Sie kämpften für Gottes Gerechtigkeit, die sich ihrer Meinung nach zuerst am Umgang mit den Armen misst. Ihre Worte verhallten ungehört. Der Reformator Martin Luther hat den Jakobusbrief als "stroherne Epistel" bezeichnet und in die Ecke der fast entbehrlichen Worte gestellt. Elsa Tamez, eine Befreiungstheologin aus Costa Rica, sagt: Durch den Jakobusbrief lernen wir, um ein gutes Leben und einen sinnvollen Glauben zu ringen, der sich im Alltag als wirkungsvoll erweist. Gott zu vertrauen ist nicht etwas Innerliches, sondern es muss sichtbare Folgen haben, zuallererst für die Armen.

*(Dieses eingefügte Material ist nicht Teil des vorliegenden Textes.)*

__device__ __forceinline__ void addtid_rows(float2 a, float2 b, uint32_t m0_wave, int q)
{
    asm volatile("s_mov_b32 m0, %4\n\t"
                 "s_nop 0\n\t"
                 "ds_write_addtid_b32 %0 offset:%5\n\t"
                 "ds_write_addtid_b32 %1 offset:%6\n\t"
                 "ds_write_addtid_b32 %2 offset:%7\n\t"
                 "ds_write_addtid_b32 %3 offset:%8"
                 :
                 : "v"(a.x), "v"(a.y), "v"(b.x), "v"(b.y), "s"(m0_wave), "i"(1088 * q), "i"(1088 * q + 17408), "i"(1088 * (q + 1)), "i"(1088 * (q + 1) + 17408)
                 : "memory");
}
__device__ __forceinline__ void read_planes(const float4 *rd4, float (&xr)[16], float (&xi)[16])
{
#pragma unroll
    for (int c = 0; c < 4; ++c) {
        const float4 r = rd4[c], i = rd4[c + 1088];
        xr[4 * c] = r.x; xr[4 * c + 1] = r.y; xr[4 * c + 2] = r.z; xr[4 * c + 3] = r.w;
        xi[4 * c] = i.x; xi[4 * c + 1] = i.y; xi[4 * c + 2] = i.z; xi[4 * c + 3] = i.w;
    }
}
// ... 2 lines not shown
__global__ void __launch_bounds__(256, 4) stft4096_wg_kernel(Params p)
{
    constexpr bool C64 = PIX == kPixRowsC64;
    constexpr bool RENDER = PIX != kPixNone && PIX != kPixRowsF16 && !C64;
    constexpr bool BANDS = pix_bands(PIX);
    constexpr bool F16 = PIX == kPixRowsF16;
    constexpr bool FBANK = PIX == kPixFbank;
    static_assert(!(FBANK && MONO), "paired mono frames take the workspace route of sgx_fbank_batch");
    constexpr bool CROSS = PIX == kPixFbankCross;
    static_assert(!CROSS || (!MONO && C2), "the cross sums need a pair: (l, r) streams and pair planes only");
    extern __shared__ __attribute__((aligned(16))) unsigned char smem_raw[];
    float2 *buf = reinterpret_cast<float2 *>(smem_raw);
    float2 *tw2 = buf + kBufComplex;

    uint2 *pal = reinterpret_cast<uint2 *>(tw2 + 256);

    const int tid = threadIdx.x;
    constexpr bool kSlide2 = !MONO && C2 && PAIRING == kPairAdjacentRow;
    constexpr bool TR = kSlide2;
    const int t_p1 = TR ? (tid >> 4) + 16 * (tid & 15) : tid;
    float *plane = reinterpret_cast<float *>(smem_raw);
    const uint32_t m0_wave = __builtin_amdgcn_readfirstlane((uint32_t)(tid >> 6) * 272u);
    const float4 *rd4 = reinterpret_cast<const float4 *>(plane + 272 * (tid >> 4) + 68 * ((tid & 15) >> 2) + 16 * (tid & 3));
    tw2[tid] = p.tw2[tid];
    uint32_t row_words[4] = {0u, 0u, 0u, 0u};
    if (RENDER && !FBANK && !CROSS) {
        if (!BANDS) pal[tid] = make_uint2(__float_as_uint(tid < 255 ? p.lut_thr[tid] : __builtin_nanf("")), *reinterpret_cast<const uint32_t *>(&p.lut_rgba[tid]));
#pragma unroll
        for (int i = 0; i < 4; ++i)
            if ((uint32_t)tid + 256u * i < p.R) row_words[i] = p.rows[tid + 256 * i];
    }

    const float inv_w = 1.0f / (float)kW;
    static_assert((kW & (kW - 1)) == 0, "the scale must be a power of two to move it");
    float win[8];
#pragma unroll
    for (int a = 0; a < 8; ++a) win[a] = p.window[t_p1 + 256 * a] * inv_w;
    float2 tw1[16];
#pragma unroll
    for (int q = 1; q < 16; ++q) tw1[q] = p.tw1[q * 256 + t_p1];

    const int q1_2 = tid >> 4, t0_2 = tid & 15;
    __syncthreads();

    const unsigned long long job_begin = (unsigned long long)blockIdx.x * p.jobs_per_block;
    unsigned long long job_end = job_begin + p.jobs_per_block;
// ... 337 lines not shown
                float2 *dst_b = bands + ((size_t)f1 * p.pairs + p.pair) * (size_t)p.R;
                __builtin_amdgcn_s_setprio(3);
                row_pass_bands<MONO>(p, row_words, vbuf, dst_a, dst_b, have_first, have_second, tid);
            } else {
                lds_barrier();
                uchar4 *rgba = reinterpret_cast<uchar4 *>(p.rgba);
                uchar4 *dst_a = rgba + ((size_t)(have_first ? f0 : 0) * p.pairs + p.pair) * (size_t)p.R;
                uchar4 *dst_b = rgba + ((size_t)f1 * p.pairs + p.pair) * (size_t)p.R;
                __builtin_amdgcn_s_setprio(3);
                row_pass<MONO, PIX>(p, row_words, vbuf, dst_a, dst_b, have_first, have_second, pal, tid);
            }
            }
        }
        SGX_STAMP(13)
        if (!RENDER && !(MONO && PAIRING == kPairAdjacentRow && kSlideWindow)) next_samples_are_here();
        if (kSlide2) {
#pragma unroll
            for (int a = 0; a < 7; ++a) { sa[a] = sa[a + 1]; sb[a] = sb[a + 1]; }
            sa[7] = ld0;
            sb[7] = ld1;
        }
    }
#if SGX_STAMPS
    if ((tid & 63) == 0) {
#pragma unroll
        for (int i = 0; i < 16; ++i) atomicAdd(&g_phase_cycles[i], st_acc[i]);
        atomicAdd(&g_phase_cycles[16], (unsigned long long)(job_end > job_begin ? job_end - job_begin : 0));
    }
#endif
}

__global__ void __launch_bounds__(256) peak_combine_kernel(const float2 *partial, float2 *out, unsigned long long n_frames, unsigned long long group,
                                                           unsigned long long run, uint32_t R, uint32_t pairs, uint32_t pair)
{
    const unsigned long long b = (unsigned long long)blockIdx.x + 1, fb = b * run;
    const unsigned long long j = fb / group, c0 = j * group;
    if (c0 == fb) return;
    const unsigned long long b_lo = c0 / run;
    if (b_lo + 1 != b) return;
    unsigned long long c1 = c0 + group;
    if (c1 > n_frames) c1 = n_frames;
    const unsigned long long b_hi = (c1 - 1) / run;
    const uint32_t py = blockIdx.y * 256 + threadIdx.x;
    if (py >= R) return;
    float2 m = partial[(b_lo * 2 + 1) * R + py];
    for (unsigned long long bb = b; bb <= b_hi; ++bb) {
// ... 19 lines not shown
    size_t zeros = 0;
    for (size_t e = 0; e < lut_thr.size(); ++e) {
        const float t = lut_thr[e];
        if (!(t == t) || t < 0.0f || !std::isfinite(t)) return false;
        if (e > 0 && t < lut_thr[e - 1]) return false;
        if (t == 0.0f) { zeros = e + 1; continue; }
        const double ue = u((double)t);
        if (!(ue > (double)e + 0.51 && ue < (double)e + 1.49)) return false;
    }
    return u(0.0) > (double)zeros - 0.49;
}

}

Der Jakobusbrief öffnet uns die Augen auch dafür, wie bereitwillig wir uns von Autoritäten blenden lassen. In ihm ist ausdrücklich von der Thora Gottes die Rede. Sie gilt als Gesetz, sie verhilft zu einem Leben der Gerechtigkeit. Aber auch Elsa Tamez bleibt ungehört.

Wir Christinnen und Christen brauchen Gottes Lebensregeln. Weil es uns schwerfällt, gerecht zu sein. Weil es gerade uns so verdammt oft misslingt, mehr zu lieben, beharrlicher zu hoffen. Das ist mir in vielen aufrichtigen Auseinandersetzungen mit meinen ostdeutschen Mitmenschen klargeworden. Gerade wir, die wir den Namen Gottes tragen, brauchen Ermahnung – mehr als die anderen. Die anderen vermögen wohl, ohne alle Predigten und ohne Gebote Gutes zu tun und für Gerechtigkeit zu ­streiten, wir aber offenbar nicht. Das mag zuletzt der ­einzige Unter­schied sein. Gerade wir Christinnen und ­Christen brauchen diese ­Ermahnung.